* Task brief
State, as one number, how many lines in these records hold "with".

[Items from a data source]

»»

@@ -480,10 +493,20 @@
                 Wb = ops.to_bf16_padded(out.weight)
             if have_b16:
                 mode_dc = ops.DC_SCHEDULE[0] if defer is not None else 0
-                side = self._side(0)
+                side = self._side(5 if split else 0)
                 if mode_dc != 2:
                     side.wait_stream(torch.cuda.current_stream())
                 ops.gemm_bf16(ops.OP_NN, dLb, Wb, N, H, V, dLb.stride(0), Wb.stride(0), C=dHall, ldc=H)
+                if split:
+                    self._side(6).wait_stream(torch.cuda.current_stream())
+
+                    def bias_sum():
+                        with torch.cuda.stream(self._side(6)):
+                            ops.colsum_bf16(dLb, N, V, dLb.stride(0), gb, wide=True)
+                    if _BIAS_AT == "dh":
+                        bias_sum()
+                    elif _BIAS_AT == "recur":
+                        defer.append(bias_sum)
                 if mode_dc == 1:
                     side.wait_stream(torch.cuda.current_stream())
 
@@ -502,7 +525,8 @@
                             ops.gate_wait(gate)
                         ops.gemm_bf16(ops.OP_TN, dLb, Hb, V, H, N, dLb.stride(0), Hb.stride(0), C=gC, ldc=H,
                                       max_pairs=0 if mode_dc == 2 else ops.DC_MAX_PAIRS[0])
-                        ops.colsum_bf16(dLb, N, V, dLb.stride(0), gb, wide=bool(ops.TAIL_SCHEDULE[0]))
+                        if not split or _BIAS_AT == "dc":
+                            ops.colsum_bf16(dLb, N, V, dLb.stride(0), gb, wide=bool(ops.TAIL_SCHEDULE[0]))
                 if mode_dc == 0:
                     side_work()
                 else:
@@ -605,13 +629,18 @@
         return _HiddenFn.apply(anchor, features, self, plan, captions, coins, mode, save), plan
 
     def forward_loss(self, captions, lengths, features=None, targets=None, teacher_forcing_ratio=1.0,
-                     mode="factual", backward=True, n_global=None, grad_hook=None, early_step=None, early_embed=False):
+                     mode="factual", backward=True, n_global=None, grad_hook=None, early_step=None, early_embed=False,
+                     embed_adam=None):
         self._check_inputs(captions, features)
         plan = get_plan(lengths)
         coins = self._coins(plan.T, teacher_forcing_ratio)
         captions = captions.contiguous()
         dev = captions.device
         self.__dict__["_emb_early"] = bool(early_embed and backward and self.bf16 and self._emb().weight.grad is None)
+        split = bool(self.__dict__["_emb_early"] and embed_adam is not None and early_step is not None and all(coins)
+                     and plan.N > 0
+                     and all(p.grad is None for p in self.arena().named.values()))
+        self.__dict__["_emb_adam"] = embed_adam if split else None
         with torch.no_grad():
             c = self._run_forward(plan, captions, features, coins, mode, save=backward)
             N = plan.N
@@ -640,11 +669,18 @@
                 gbuf = self._grad_target(c.grad_names + list(self._out_names()))
                 deferred = []
                 gate_B = plan.B if (c.top.Hpb is not None and not (plan.B >= ops.RECUR_GEMM_MIN_BATCH[0] and self.hidden_size % 64 == 0)) else None
-                dHall = self._vocab_backward(c.top.Hall, logits, gbuf, c.top.Hb, dLb, defer=deferred, gate_B=gate_B)
+                dHall = self._vocab_backward(c.top.Hall, logits, gbuf, c.top.Hb, dLb, defer=deferred, gate_B=gate_B,
+                                             split=split)
                 if dLb is not None:
                     def loss_and_bucket():
-                        with torch.cuda.stream(self._side(0)):
-                            ops.reduce_sum(row_loss, N, 1.0 / denom, loss)
+                        vs = self._side(5 if split else 0)
+                        if split:
+                            with torch.cuda.stream(self._side(6)):
+                                ops.reduce_sum(row_loss, N, 1.0 / denom, loss)
+                            vs.wait_stream(self._side(6))
+                        with torch.cuda.stream(vs):
+                            if not split:
+                                ops.reduce_sum(row_loss, N, 1.0 / denom, loss)
                             if early_step is not None and gbuf is self.arena().gflat:
                                 self._publish(list(self._out_names()), gbuf)
                                 early_step(list(self._out_names()))
@@ -685,6 +721,8 @@
 
 
 V_CAST_SIDE = [os.environ.get("SN_V_CAST_SIDE", "1") == "1"]
+_BIAS_AT = os.environ.get("SN_VOCAB_BIAS_AT", "dh")
+_UNTOUCHED_CTAS = int(os.environ.get("SN_EMB_UNTOUCHED_CTAS", "0"))
 
 
 class DecoderFactoredLSTM(_DecoderBase):
@@ -897,16 +935,29 @@
             self._bucket_final([lp + pre + g + sfx for pre in ("W_", "U_") for g in GATES for sfx in (".weight", ".bias")])
         ops.gemm_bf16(ops.OP_NN, dZb, Ub, N, F, H, 4 * H, Fp, C=dA2, ldc=4 * F, Cb=dA2b, ldcb=4 * F, batch=4, sA=H,
                       sB=H * Fp, sC=F, sCb=F)
+        sc = self._side(6) if getattr(c, "emb_adam", None) is not None else None
         sb.wait_stream(main)
+        if sc is not None:
+            sc.wait_stream(main)
+            with torch.cuda.stream(sc):
+                ops.colsum(dA2, N, 4 * F, 4 * F, gbS, wide=wide)
         with torch.cuda.stream(sb):
             ops.gemm_bf16(ops.OP_TN, dA2b, c.A1, F, F, N, 4 * F, 4 * F, C=gS, ldc=F, batch=4, sA=F, sB=F, sC=F * F)
-            ops.colsum(dA2, N, 4 * F, 4 * F, gbS, wide=wide)
+            if sc is None:
+                ops.colsum(dA2, N, 4 * F, 4 * F, gbS, wide=wide)
         ops.gemm_bf16(ops.OP_NN, dA2b, Sb, N, F, F, 4 * F, Fp, C=dA1, ldc=4 * F, Cb=dA1b, ldcb=4 * F, batch=4, sA=F,
                       sB=F * Fp, sC=F, sCb=F)
         sb.wait_stream(main)
+        if sc is not None:
+            sc.wait_stream(main)
+            with torch.cuda.stream(sc):
+                ops.colsum(dA1, N, 4 * F, 4 * F, gbV, wide=wide)
         with torch.cuda.stream(sb):
             ops.gemm_bf16(ops.OP_TN, dA1b, c.Xb, 4 * F, Ein, N, 4 * F, Ep, C=gV, ldc=Ein)
-            ops.colsum(dA1, N, 4 * F, 4 * F, gbV, wide=wide)
+            if sc is None:
+                ops.colsum(dA1, N, 4 * F, 4 * F, gbV, wide=wide)
+            else:
+                sb.wait_stream(sc)
             self._bucket_final([lp + style_attr(c.mode, g) + sfx for g in GATES for sfx in (".weight", ".bias")] +
                                [lp + "V_" + g + sfx for g in GATES for sfx in (".weight", ".bias")])
         ops.gemm_bf16(ops.OP_NN, dA1b, Vb, N, Ein, 4 * F, 4 * F, Ep, C=dX, ldc=Ein)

««

* Answer to the problem
9